I'm after a burr grinder, ideally doserless as it's only really me that drinks coffee and I only drink 3 cups a day max from my home set-up.

I'd go with something like the MC2 from Happy Donkey http://www.happydonkey.co.uk/hd0866-iberital-mc2-auto.html but I just think it looks too big and ugly. The price is good however.

The Gaggia MDF looks nice, but it's a doser machine and just means more waste and mess imo. I'd rather be grinding straight in to my portafilter.

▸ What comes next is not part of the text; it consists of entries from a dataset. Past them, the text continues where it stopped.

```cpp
typedef float f4v __attribute__((ext_vector_type(4)));
typedef __attribute__((address_space(1))) const f4v g_f4v;
typedef __attribute__((address_space(1))) const float g_f;
typedef __attribute__((address_space(3))) const float lds_f;
__device__ __forceinline__ float4 ldg(const float4* p) {
    const f4v v = *(const g_f4v*)p;
    return make_float4(v.x, v.y, v.z, v.w);
}
__device__ __forceinline__ int ldg_i(const int* p) { return *(__attribute__((address_space(1))) const int*)p; }
typedef __attribute__((address_space(4))) const f4v c_f4v;
__device__ __forceinline__ float4 ldc(const float4* p) {
    const f4v v = *(const c_f4v*)p;
    return make_float4(v.x, v.y, v.z, v.w);
}
__device__ __forceinline__ int ldc_i(const int* p) { return *(__attribute__((address_space(4))) const int*)p; }
typedef unsigned u2v __attribute__((ext_vector_type(2)));
__device__ __forceinline__ uint2 ldg_u2(const uint2* p) {
    const u2v v = *(__attribute__((address_space(1))) const u2v*)p;
    return make_uint2(v.x, v.y);
}

enum {
    ST_TOTAL = 0, ST_START_CYC, ST_START_IT, ST_START_LN, ST_NODE_CYC, ST_NODE_IT, ST_NODE_LN, ST_LEAF_CYC,
    ST_LEAF_IT, ST_LEAF_LN, ST_SPH_LN, ST_QUAD_LN, ST_BOX_LN, ST_MED_LN, ST_SHADE_CYC, ST_SHADE_IT, ST_SHADE_LN,
    ST_SPH_IT, ST_QUAD_IT, ST_BOX_IT, ST_MED_IT,
    ST_FAST_TRACES, ST_FAST_EXACT, ST_FAST_WHY, ST_FAST_STEPS = ST_FAST_WHY + 9, ST_FAST_TESTS,
    ST_FAST_PRE_CYC, ST_FAST_POST_CYC, ST_FAST_EXACT_CYC,
// ... 177 lines not shown
            ti[k] = (pl.w - g_dot(n, o)) / denom;
            if (!(fabsf(denom) < 1e-8f) && (tmin <= ti[k] && ti[k] <= tmax)) cand |= 1u << k;
        }
#pragma unroll
        for (int k = 0; k < 3; k++) {
            const int i = h + k;
            if ((cand >> k) & 1u) {
                float al, be;
                if (ti[k] <= tmax && face_interior(ldg(fb + 6 + 2 * i), ldg(fb + 7 + 2 * i), o, d, ti[k], al, be, fd)) {
                    tmax = ti[k];
                    t = ti[k];
                    face = i;
                    alpha = al;
                    beta = be;
                    has = true;
                }
            }
        }
    }
    return has;
}

template <int I>
__device__ __forceinline__ void boxc_face(float mnx, float mny, float mnz, float mxx, float mxz, float DX, float DY,
                                          float DZ, float4& A, float4& B) {
    if (I == 0) { A = make_float4(mnx, mny, DX, 0.0f); B = make_float4(0.0f, DY, DX * DY, __int_as_float(0)); }
    if (I == 1) { A = make_float4(mny, mxz, 0.0f, -DZ); B = make_float4(DY, 0.0f, DZ * DY, __int_as_float(2)); }
    if (I == 2) { A = make_float4(mxx, mny, -DX, 0.0f); B = make_float4(0.0f, DY, -(DX * DY), __int_as_float(0)); }
    if (I == 3) { A = make_float4(mny, mnz, 0.0f, DZ); B = make_float4(DY, 0.0f, -(DZ * DY), __int_as_float(2)); }
    if (I == 4) { A = make_float4(mnx, mxz, DX, 0.0f); B = make_float4(0.0f, -DZ, -(DX * DZ), __int_as_float(1)); }
    if (I == 5) { A = make_float4(mnx, mnz, DX, 0.0f); B = make_float4(0.0f, DZ, DX * DZ, __int_as_float(1)); }
}
__device__ __forceinline__ bool box_test_compact(float4 c0, float4 c1, float4 c2, v3 o, v3 d, float tmin, float tmax,
                                                 float& t, int& face, float& alpha, float& beta, bool fd = false) {
    const float mnx = c0.x, mny = c0.y, mnz = c0.z, mxx = c0.w, mxy = c1.x, mxz = c1.y;
    const float sz = c1.z, sx = c1.w, sy = c2.x;
    bool has = false;
#define RT_BOXC_FACE(I, S, Q, DK, OK)                                                           \
    {                                                                                                      \
        const float s_ = (S), den = s_ * (DK);                                                             \
        float ti;                                                                                          \
        if (fd) {                                                                                          \
            ti = div_nr(s_ * (Q) - s_ * (OK), den, rcp_nr(den));                                           \
        } else {                                                                                           \
            ti = (s_ * (Q) - s_ * (OK)) / den;                                                             \
        }                                                                                                  \
        if (!(fabsf(den) < 1e-8f) && (tmin <= ti && ti <= tmax)) {                                         \
            float4 A, B;                                                                                   \
            boxc_face<I>(mnx, mny, mnz, mxx, mxz, mxx - mnx, mxy - mny, mxz - mnz, A, B);                  \
            float al, be;                                                                                  \
            if (face_interior(A, B, o, d, ti, al, be, fd)) {                                               \
                tmax = ti;                                                                                 \
                t = ti;                                                                                    \
                face = I;                                                                                  \
                alpha = al;                                                                                \
                beta = be;                                                                                 \
                has = true;                                                                                \
            }                                                                                              \
        }                                                                                                  \
    }
    RT_BOXC_FACE(0, sz, mxz, d.z, o.z)
    RT_BOXC_FACE(1, sx, mxx, d.x, o.x)
    RT_BOXC_FACE(2, -sz, mnz, d.z, o.z)
    RT_BOXC_FACE(3, -sx, mnx, d.x, o.x)
    RT_BOXC_FACE(4, sy, mxy, d.y, o.y)
    RT_BOXC_FACE(5, -sy, mny, d.y, o.y)
#undef RT_BOXC_FACE
    return has;
}

__device__ __noinline__ bool boundary_t(const KP& P, int idx, int type, v3 o, v3 d, float a, float time, float tmin,
                                           float tmax, float& t) {
    float al, be;
    int face;
    if (type == RT_MODEL_SPHERE)
        return sphere_t(reinterpret_cast<const float4*>(P.spheres + idx), time, o, d, a, tmin, tmax, t);
    if (type == RT_MODEL_QUAD) return quad_test(P.dquads + RT_DFACE_F4 * idx, o, d, tmin, tmax, t, al, be);
    if (type == RT_MODEL_BOX) return box_test(P.dboxes + RT_DBOX_F4 * idx, o, d, tmin, tmax, t, face, al, be);
    return false;
}

__device__ __forceinline__ bool sphere_bounds(float4 A, float4 B, v3 o, v3 d, float a, float time, float& t1,
                                              float& t2, bool fd = false) {
    {
        v3 center = add3(f3(A), scale3(f3(B), time));
        v3 oc = sub3(o, center);
        float half_b = g_dot(oc, d);
        float c = g_dot(oc, oc) - B.w * B.w;
        float disc = half_b * half_b - a * c;
        float sq = sqrtf(disc);
        fd = fd && __ballot(!(a >= 0x1p-60f)) == 0;
        const float ra = fd ? rcp_nr(a) : 0.0f;
        float r_lo = fd ? div_nr(-half_b - sq, a, ra) : (-half_b - sq) / a;
        float r_hi = fd ? div_nr(-half_b + sq, a, ra) : (-half_b + sq) / a;
        const bool lo_in = -RT_INFINITY < r_lo && r_lo < RT_INFINITY;
        const bool hi_in = -RT_INFINITY < r_hi && r_hi < RT_INFINITY;
        t1 = lo_in ? r_lo : r_hi;
        const float lo2 = t1 + 0.0001f;
        const bool lo_2 = lo2 < r_lo && r_lo < RT_INFINITY;
        const bool hi_2 = lo2 < r_hi && r_hi < RT_INFINITY;
// ... 89 lines not shown
    float r;
    asm("v_max_f32 %0, %1, %2" : "=v"(r) : "v"(a), "v"(b));
    return r;
}
__device__ __forceinline__ float v_min3(float a, float b, float c) {
    float r;
    asm("v_min3_f32 %0, %1, %2, %3" : "=v"(r) : "v"(a), "v"(b), "v"(c));
    return r;
}
__device__ __forceinline__ float v_max3(float a, float b, float c) {
    float r;
    asm("v_max3_f32 %0, %1, %2, %3" : "=v"(r) : "v"(a), "v"(b), "v"(c));
    return r;
}
__device__ __forceinline__ bool aabb_fast(float4 n0, float4 n1, v3 o, v3 inv, float tmin, float tmax) {
    float t0x = (n0.x - o.x) * inv.x, t1x = (n0.y - o.x) * inv.x;
    float t0y = (n0.z - o.y) * inv.y, t1y = (n0.w - o.y) * inv.y;
    float t0z = (n1.x - o.z) * inv.z, t1z = (n1.y - o.z) * inv.z;
    float lo = v_max(v_max3(tmin, v_min(t0x, t1x), v_min(t0y, t1y)), v_min(t0z, t1z));
    float hi = v_min(v_min3(tmax, v_max(t0x, t1x), v_max(t0y, t1y)), v_max(t0z, t1z));
    return !(hi <= lo);
}

typedef float f2v __attribute__((ext_vector_type(2)));
__device__ __forceinline__ bool aabb_pk(float4 n0, float4 n1, v3 o, v3 inv, float tmin, float tmax) {
    const f2v tx = (f2v{n0.x, n0.y} - f2v{o.x, o.x}) * f2v{inv.x, inv.x};
    const f2v ty = (f2v{n0.z, n0.w} - f2v{o.y, o.y}) * f2v{inv.y, inv.y};
    const f2v tz = (f2v{n1.x, n1.y} - f2v{o.z, o.z}) * f2v{inv.z, inv.z};
    float lo = v_max(v_max3(tmin, v_min(tx.x, tx.y), v_min(ty.x, ty.y)), v_min(tz.x, tz.y));
    float hi = v_min(v_min3(tmax, v_max(tx.x, tx.y), v_max(ty.x, ty.y)), v_max(tz.x, tz.y));
    return !(hi <= lo);
}

template <bool STATS, bool FD, bool BOXC = false, bool SPAIR = false, bool STD = false>
__device__ __forceinline__ void leaf_prims_t(const KP& P, uint32_t meta, uint32_t prims, v3 o, v3 d, v3 inv, float a,
                                             float time, float tmin, float& tmax, float& rf, float px, float py, Hit& h,
                                             bool& has, unsigned long long* st) {
    constexpr bool fd = FD;
    if (SPAIR && !STATS && (STD || P.sph_lds >= 0) && ((meta >> 16) & 0xFFu) == (RT_MODEL_SPHERE | (RT_MODEL_SPHERE << 4))) {
        const int i0 = (int)(prims & 0xFFFFu), i1 = (int)(prims >> 16);
        const float4* r0 = rt_dyn_lds + P.sph_lds + 2 * i0;
        const float4* r1 = rt_dyn_lds + P.sph_lds + 2 * i1;
        const float4 A0 = r0[0], B0 = r0[1], A1 = r1[0], B1 = r1[1];
        float lo0, hi0, lo1, hi1;
        const bool ok0 = sphere_roots(A0, B0, time, o, d, a, lo0, hi0, fd);
        const bool ok1 = sphere_roots(A1, B1, time, o, d, a, lo1, hi1, fd);
#pragma unroll
        for (int k = 0; k < 2; k++) {
            const bool ok = k ? ok1 : ok0;
            const int ix = k ? i1 : i0;
            float root = k ? lo1 : lo0;
            bool hit = ok && tmin < root && root < tmax;
            if (ok && !hit) {
                root = k ? hi1 : hi0;
                hit = tmin < root && root < tmax;
            }
            if (hit) {
                h.uv_kind_idx = (1 << 16) | ix;
                h.uv_a = root;
                has = true;
                tmax = root;
                h.t = root;
                h.tif = RT_MODEL_SPHERE | (ix << 16);
            }
        }
        return;
    }
// ... 44 lines not shown
                hit = sphere_t(reinterpret_cast<const float4*>(P.spheres + ix), time, o, d, a, tmin, tmax, t, fd,
                               fd ? rcp_nr(a) : 0.0f);
            }
            if (hit) { h.uv_kind_idx = (1 << 16) | ix; h.uv_a = t; }
            if (STATS) st_add(st, ST_SPH_CYC, clock64() - c0);
        } else if (ty == RT_MODEL_QUAD) {
            hit = quad_test(P.dquads + RT_DFACE_F4 * ix, o, d, tmin, tmax, t, al, be, fd);
            if (hit) { h.uv_kind_idx = 2 << 16; h.uv_a = al; h.uv_b = be; }
            if (STATS) st_add(st, ST_QUAD_CYC, clock64() - c0);
        } else if (ty == RT_MODEL_BOX) {
            float4 r0, r1, r2;
            if (pf) {
                r0 = q0;
                r1 = q1;
                r2 = q2;
            } else if (STD || P.box_cmp_lds >= 0) {
                const float4* cr = rt_dyn_lds + P.box_cmp_lds + RT_BOXC_F4 * ix;
                r0 = cr[0];
                r1 = cr[1];
                r2 = cr[2];
            } else {
                const float4* cr = P.dboxc + RT_BOXC_F4 * ix;
                r0 = ldg(cr);
                r1 = ldg(cr + 1);
                r2 = ldg(cr + 2);
            }
            bool maybe = true;
            if (P.box_margin > 0.0f && (BOXC || fin) && !pretested) {
                const float m = P.box_margin;
                maybe = aabb_pk(make_float4(r0.x - m, r0.w + m, r0.y - m, r1.x + m),
                                make_float4(r0.z - m, r1.y + m, 0.0f, 0.0f), o, inv, tmin, tmax);
            }
            if (maybe) {
                if constexpr (BOXC)
                    hit = box_test_compact(r0, r1, r2, o, d, tmin, tmax, t, face, al, be, fd);
                else
                    hit = box_test(P.dboxes + RT_DBOX_F4 * ix, o, d, tmin, tmax, t, face, al, be, fd);
            }
            if (hit) { h.uv_kind_idx = 2 << 16; h.uv_a = al; h.uv_b = be; }
            if (STATS) st_add(st, ST_BOX_CYC, clock64() - c0);
        } else if (ty == RT_MODEL_CONSTANT_MEDIUM) {
            hit = pf ? medium_test_rec<FD, STD>(P, q0, q1, q2, o, d, a, time, tmin, tmax, rf, px, py, t)
                     : medium_test<FD, STD>(P, ix, o, d, a, time, tmin, tmax, rf, px, py, t);
            if (STATS) st_add(st, ST_MED_CYC, clock64() - c0);
        }
        if (hit) {
            has = true;
            tmax = t;
            h.t = t; h.tif = ty | (face << 4) | (ix << 16);
        }
    }
}


typedef __attribute__((address_space(3))) const f4v lds_f4;
struct NodeSrc {
    const char* base;
    const char* gnodes;
    uint32_t lim;
    unsigned* hits;
};
__device__ __forceinline__ void count_node_hit(unsigned* hits, uint32_t nx, bool hit) {
    const uint32_t n0 = __builtin_amdgcn_readfirstlane(nx);
    const unsigned long long hm = __ballot(hit && nx == n0);
    if (hm && first_active_lane()) atomicAdd(&hits[n0 >> 5], (unsigned)__popcll(hm));
    if (hit && nx != n0) atomicAdd(&hits[nx >> 5], 1u);
}
template <bool STATS, bool TL>
// ... 752 lines not shown
```

### raytracing-book_amd/rtamd/render.py

```python
import ctypes
import time

import numpy as np

from . import _lib
from ._lib import RTError, c_float_p
from .scene import Scene, spp_uniforms

MASK64 = (1 << 64) - 1


def frame_rand_factors(seed, start, n):
    out = np.empty(n, dtype=np.float32)
    for k in range(n):
        z = (seed + (start + k + 1) * 0x9E3779B97F4A7C15) & MASK64
        z = ((z ^ (z >> 30)) * 0xBF58476D1CE4E5B9) & MASK64
        z = ((z ^ (z >> 27)) * 0x94D049BB133111EB) & MASK64
        z ^= z >> 31
        out[k] = np.float32(z >> 40) / np.float32(16777216.0)
    return out


def comm_unique_id(lib=None):
    L = lib or _lib.amd()
# ... 22 lines not shown
    return out.raw[:n.value]


def local_rows(height, rank, world, stripe_rows):
    n_stripes = (height + stripe_rows - 1) // stripe_rows
    return sum(min(stripe_rows, height - s * stripe_rows) for s in range(rank, n_stripes, world))


def padded_local_rows(height, world, stripe_rows):
    n_stripes = (height + stripe_rows - 1) // stripe_rows
    return ((n_stripes + world - 1) // world) * stripe_rows


def stripe_rows_of(height, rank, world, stripe_rows):
    n_stripes = (height + stripe_rows - 1) // stripe_rows
    rows = []
    for s in range(rank, n_stripes, world):
        rows.extend(range(s * stripe_rows, min(height, (s + 1) * stripe_rows)))
    return np.array(rows, dtype=np.int64)


def deinterleave(gathered, height, world, stripe_rows):
    W = gathered.shape[2]
    out = np.zeros((height, W, 4), dtype=gathered.dtype)
    for k in range(world):
        rows = stripe_rows_of(height, k, world, stripe_rows)
        out[rows] = gathered[k, :len(rows)]
    return out


OPTIONS = {"box_pretest": 1, "fastdiv": 2, "sph_lds": 3, "big_wg": 4, "chunk_target": 5,
           "staged_chunk_target": 6, "stage_tiles": 7, "sm_batch": 8, "sm_frac": 9, "walk_frac": 10,
           "watchdog_ms": 11, "chunk_wait_ms": 12, "lds_node_cap": 13, "compact_boxes": 14, "spine": 15,
           "tl_leaf_lds": 16, "perlin_packed": 17, "sparse_stage": 18, "sphere_pairs": 19, "leaf_prefetch": 20, "tl_small_lds": 21, "shade_lds": 22, "box_vnodes": 23, "zero_dir_end": 24, "collapse": 25, "rebuild": 26, "tail_chunks": 27, "kernel_variant": 100, "debug_flags": 101}
LAUNCH_FIELDS = ("shape", "block", "fastdiv", "pretest", "lds_bytes", "lds_nodes", "box_records", "staged",
                 "chunks", "spine", "sparse", "sphere_pairs", "leaf_prefetch", "shade_lds", "walk_frac", "bvh_mode",
                 "box_vnodes", "collapsed", "rebuilt")
BVH_MODES = {"reference": 0, "sah": 1}
TILE_SUM_DTYPE = np.dtype([("m2y", "<f4"), ("y", "<f4"), ("bad", "<u4"), ("pixels", "<u4")])


def noise_from_tile_sums(tiles, frames, lib=None):
    L = lib or _lib.amd()
    t = np.ascontiguousarray(tiles, dtype=TILE_SUM_DTYPE)
    s = _lib.RtNoiseStats()
    rc = L.rt_noise_from_tile_sums(t.ctypes.data_as(ctypes.POINTER(_lib.RtTileSum)), int(t.size), int(frames),
                                   ctypes.byref(s))
    if rc != 0:
        raise RTError(rc, "rt_noise_from_tile_sums: frames >= 2 required")
    return s.as_dict()
SHAPES = {0: "fast-lds", 1: "fast-global", 2: "link-lds", 3: "meta-lds", 4: "meta-global", 5: "link-two-level"}


class RenderContext:

    def __init__(self, devices=(0,), rank=0, world=1, stripe_rows=16, options=None, ab=False, lib=None):
        L = _lib.amd_at(lib) if lib else (_lib.amd_ab() if ab else _lib.amd())
        self._L = L
        devs = (ctypes.c_int * len(devices))(*devices)
        h = ctypes.c_void_p()
        rc = L.rt_create(len(devices), devs, ctypes.byref(h))
        if rc != 0:
            raise RTError(rc, L.rt_last_error(None).decode())
        self._h = h
        self.devices = tuple(devices)
        self.rank, self.world, self.stripe_rows = rank, world, stripe_rows
        if world > 1 or stripe_rows != 16:
            self._check(L.rt_set_partition(h, rank, world, stripe_rows))
        self.width = self.height = 0
        self.max_depth = 5
# ... 278 lines not shown
```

What else is out there on a budget that is decent and compliments the looks of the Gaggia Classic? I don't mind hanging around for nice used example.

Thanks


----------



## redricks (Jul 8, 2012)

I may be of help here im currently in a middle of a bout of upgradeitus and hopefully this will be cured this coming weekend and therefore will have a Rancilio Rocky doserless grinder as seen here http://www.gio-espresso.co.uk/products.php?product=Rancilio-Rocky-Doserless-Coffee-Grinder.It is in pretty much new condition as i say i wont know for definate till the weekend.


----------



## redricks (Jul 8, 2012)

Sorry for the bad link http://www.myespresso.co.uk/product.php/112/rancilio-rocky-non-doser-coffee-grinder-try this but this is in no way an advert for My Espresso if you search the forums the reviews for My Espresso are not favorable.


----------



## Franks (Mar 27, 2013)

That sounds good. Let me know how you get on.


----------



## coffeechap (Apr 5, 2012)

Barring that if you fancy an unused yello as also i1 then get in touch...


----------



## coffeechap (Apr 5, 2012)

I hate auto correct should read ascaso i1


----------



## sup3rdup3r (Jan 14, 2013)

Hi, I would be interested in either of these depending on the price, obviously Franks got in there first though

Olly


----------



## redricks (Jul 8, 2012)

Will let you know as soon as I do Franks.


----------